Integrating Text Into an Enterprise IT Environment February 25, 2003

Integrating Text Into an Enterprise IT EnvironmentFebruary 25, 2003 Curt Monash, Ph.D. President Monash Information Services curtmonash@monash.com www.monash.com

Agenda for this talk • How text indexing and search work – and what they assume • Fitting text into a traditional IT context • Sorting out your text application needs • Key considerations in text application architecture

There are no miracles or magic bullets • “Search engines” aren’t the answer • “Content management” isn’t the answer • Clustering isn’t the answer • XML isn’t the answer No one technology solves all search problems

Gresham’s Law of Coinage Bad (i.e., debased) coinage drives out good

Monash’s Law of Jargon Bad uses of (recently coined) jargon drive out good ones • Example: “Content management” can mean almost anything

Best practices for text apps are the same as for any other major IT challenge • Understand your application needs • Use safely proven technology where you can • Push the boundaries of technology where you must • Ask your users to make small changes in the way they do their jobs

Key takeaways • The classical “technology stack” is evolving nicely to accommodate text • Standalone search-in-a-box doesn’t solve very many problems • Careful application analysis is crucial • It’s not just data design and workflow • Security needs to be designed in

Part 1 How text indexing and search work – and what they assume

Different application contexts • Different kinds of problems • Different available resources

Recall vs. Precision • Recall = What percentage of the valid hits did you get? • Crucial if you actually need 100% • Precision = What percentage of the (top) hits returned really are valid? • Important for user satisfaction and efficiency • But how is “valid” measured???
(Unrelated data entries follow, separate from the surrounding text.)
# ForJadeForest/DistillCLIP

Measured on AMD Instinct MI355X. Metric: image-text pairs/sec (distill step), higher is better.
Workload: dtype bf16; 1 GPU; l_clip.yaml dual distill: ViT-B/32 CLIP teacher -> weight-shared ViT(6x768,24h,R2) + text(4x768,12h,R2) students, 224px/77tok, losses out_l1+out_cos+0.1*cos_diff, fwd+loss+bwd+AdamW; global_batch=512, batch_per_gpu=512, parallelism=dp1, gradient_exchange=none, negatives=local (reference training_step semantics), optimizer_in_step=True, teacher_residual=fp16, saved_gelu_derivative=u8 fixed point, clock_probe=True

## Files before the change

distillclip_amd/csrc/common.h:

```cpp
#pragma once
#include <hip/hip_runtime.h>
#include <stdint.h>

typedef __bf16 bf16_t;
typedef __attribute__((ext_vector_type(8))) __bf16 bf16x8;
typedef __attribute__((ext_vector_type(4))) __bf16 bf16x4;
typedef __attribute__((ext_vector_type(2))) __bf16 bf16x2;
typedef __attribute__((ext_vector_type(8))) _Float16 f16x8;
typedef __attribute__((ext_vector_type(4))) _Float16 f16x4;
typedef __attribute__((ext_vector_type(4))) short s16x4;
typedef __attribute__((ext_vector_type(4))) float f32x4;
typedef __attribute__((ext_vector_type(16))) float f32x16;
typedef __attribute__((ext_vector_type(4))) unsigned int u32x4;

#include "dclip.h"

void dclip_set_error(const char* fmt, ...);

#define DCLIP_REQUIRE(cond, ...)                 \
    do {                                          \
        if (!(cond)) {                            \
            dclip_set_error(__VA_ARGS__);         \
            return DCLIP_EINVAL;                  \
        }                                         \
    } while (0)

extern "C" int dclip_rows_pick(const void* src, void* dst, const int32_t* idx, int64_t B, int64_t row_bytes, void* stream);
extern "C" int dclip_rows_expand(const void* src, void* dst, const int32_t* idx, int64_t B, int64_t N, int64_t row_bytes, void* stream);

extern "C" int dclip_cast_bf16_pad(const float* src, void* dst, int64_t R, int64_t C, int64_t ldd, void* stream);

bool dclip_trace_open(int kind, double flops, double bytes, void* stream, int* slot, int d0 = 0, int d1 = 0, int d2 = 0, int d3 = 0);
void dclip_trace_close(int slot, void* stream);
struct TraceScope {
    int slot = -1; void* st;
    TraceScope(int kind, double flops, double bytes, void* stream, int d0 = 0, int d1 = 0, int d2 = 0, int d3 = 0) : st(stream) {
        if (!dclip_trace_open(kind, flops, bytes, stream, &slot, d0, d1, d2, d3)) slot = -1;
    }
    ~TraceScope() { if (slot >= 0) dclip_trace_close(slot, st); }
};
#define DCLIP_TRACE_GEMM_NT 0
#define DCLIP_TRACE_GEMM_TN 1
#define DCLIP_TRACE_LAYERNORM 2
#define DCLIP_TRACE_LOSS 3
#define DCLIP_TRACE_ATTN 4
#define DCLIP_TRACE_LN_BWD 5

void dclip_explain_hip_error(const char* what, int hip_error, const char* hip_text);
static inline int dclip_check_launch(const char* what) {
    hipError_t e = hipGetLastError();
    if (e != hipSuccess) {
        dclip_explain_hip_error(what, (int)e, hipGetErrorString(e));
        return DCLIP_ELAUNCH;
    }
    return DCLIP_OK;
}

static inline int grid_for(int64_t work, int per_block = 256, int cap = 2048 * 4) {
    int64_t g = (work + per_block - 1) / per_block;
    return (int)(g < 1 ? 1 : (g > cap ? cap : g));
}

static inline size_t dclip_up256(size_t x) { return (x + 255) & ~(size_t)255; }
static inline bool dclip_aligned16(const void* p) { return ((uintptr_t)p % 16) == 0; }
struct Bump {
    char* base; size_t off;
    explicit Bump(void* b) : base((char*)b), off(0) {}
    template <class T> T* take(size_t n) {
        T* p = base ? (T*)(base + off) : nullptr;
        off += dclip_up256(n * sizeof(T));
        return p;
    }
};

__device__ __forceinline__ float bf2f(bf16_t x) { return (float)x; }
__device__ __forceinline__ bf16_t f2bf(float x) { return (bf16_t)x; }

__device__ __forceinline__ float wave_sum(float v) {
#pragma unroll
    for (int o = 32; o > 0; o >>= 1) v += __shfl_xor(v, o);
    return v;
}
__device__ __forceinline__ float wave_max(float v) {
#pragma unroll
    for (int o = 32; o > 0; o >>= 1) v = fmaxf(v, __shfl_xor(v, o));
    return v;
}

__device__ __forceinline__ void wave_lds_fence() { __builtin_amdgcn_wave_barrier(); asm volatile("" ::: "memory"); __builtin_amdgcn_wave_barrier(); }

template <class T> __device__ __forceinline__ void mfma_keep_alive(const T& f) { asm volatile("" :: "v"(f)); }
template <class T> __device__ __forceinline__ void mfma_keep_alive(const T (&f)[2]) { asm volatile("" :: "v"(f[0]), "v"(f[1])); }
template <class T> __device__ __forceinline__ void mfma_keep_alive(const T (&f)[4]) { asm volatile("" :: "v"(f[0]), "v"(f[1]), "v"(f[2]), "v"(f[3])); }

__device__ __forceinline__ float quick_gelu_f(float x) { return x * __builtin_amdgcn_rcpf(1.f + __expf(-1.702f * x)); }
__device__ __forceinline__ float erf_tail(float ax_over_sqrt2, float phi) {
    const float t = __builtin_amdgcn_rcpf(fmaf(0.3275911f, ax_over_sqrt2, 1.f));
    float p = fmaf(1.061405429f, t, -1.453152027f);
    p = fmaf(p, t, 1.421413741f);
    p = fmaf(p, t, -0.284496736f);
    p = fmaf(p, t, 0.254829592f);
    return p * t * phi;
}
__device__ __forceinline__ float gelu_erf_f(float x) {
    const float phi = __expf(-0.5f * x * x);
    const float tail = erf_tail(fabsf(x) * 0.70710678118654752f, phi);
    const float cdf = x >= 0.f ? 1.f - 0.5f * tail : 0.5f * tail;
    return x * cdf;
}
__device__ __forceinline__ float dgelu_erf_f(float x) {
    const float phi = __expf(-0.5f * x * x);
    const float tail = erf_tail(fabsf(x) * 0.70710678118654752f, phi);
    const float cdf = x >= 0.f ? 1.f - 0.5f * tail : 0.5f * tail;
    return fmaf(x * phi, 0.3989422804014327f, cdf);
}
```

Three fundamentally different scenarios • Article search • Web search • OLTP application text search

Article search • Very high recall may be needed • Metadata may be reliable • Document style and structure may be predictable This is the “traditional” information retrieval challenge

Successful only in clearcut research markets • Legal – Lexis • Investments • Simple-minded apps • Stock symbols are the perfect keyword • Intelligence community? • Business “competitive intelligence” • Scientific/medical

The “Daily Me” hasn’t arrived yet • How well does the user understand information retrieval? • Who has time to read anyway? • Failures include Newsedge, Northern Light, et al. • “Personalized” portals are wimpy, and nobody seems to care

Web search • Precision is usually a bigger problem than recall (300,000 hits!) • Metadata is unreliable (no standards, deliberate deception) • Style and structure are enormously varied

Users like Google But how are they using it? • What they’re finding is good web sites • They still have to navigate to the specific page

OTLP app text search • 100% precision is assumed for the overall app … • … so text search had better not be the only way to find documents • The relational record probably is the metadata • Hot future area • Usage is creeping up • Functionality is still primitive • App dev tools are improving dramatically, albeit from a dismal starting point

Lessons from Amazon.com • Search-based navigation can work • The user needs a clear understanding of what s/he is looking for • If you make an imprecise query, you have to accept an imprecise result set

It all starts with word search • Big, specialized inverted-list index • Huge but sparse • Analogous to bit-map or star schema • Digrams/trigrams/n-grams, offsets, stopwords • Fortunately, integration into RDBMS has been largely solved

The ranking problem • What does 75% relevance mean? • How do you combine rankings from different subsystems? • The SAME query against the SAME data can give different results in different search engines • The SAME query against the SAME search engine can give different results if you add irrelevant data

Major issues for (key)word search • Ambiguity • Vagueness • Information overload

Major tools • Traditional linguistic techniques • “Automagic” clustering • Traditional metadata • Socioheuristics

Traditional linguistic techniques • Synonyms and other semantic clues • Topic sentences and other syntactic clues • Standard document structure

Query translation/expansion • Thesaurus • End-user extensible • Spelling correction • Traditional (e.g., drop the vowels) • Modern (e.g., compare to query logs)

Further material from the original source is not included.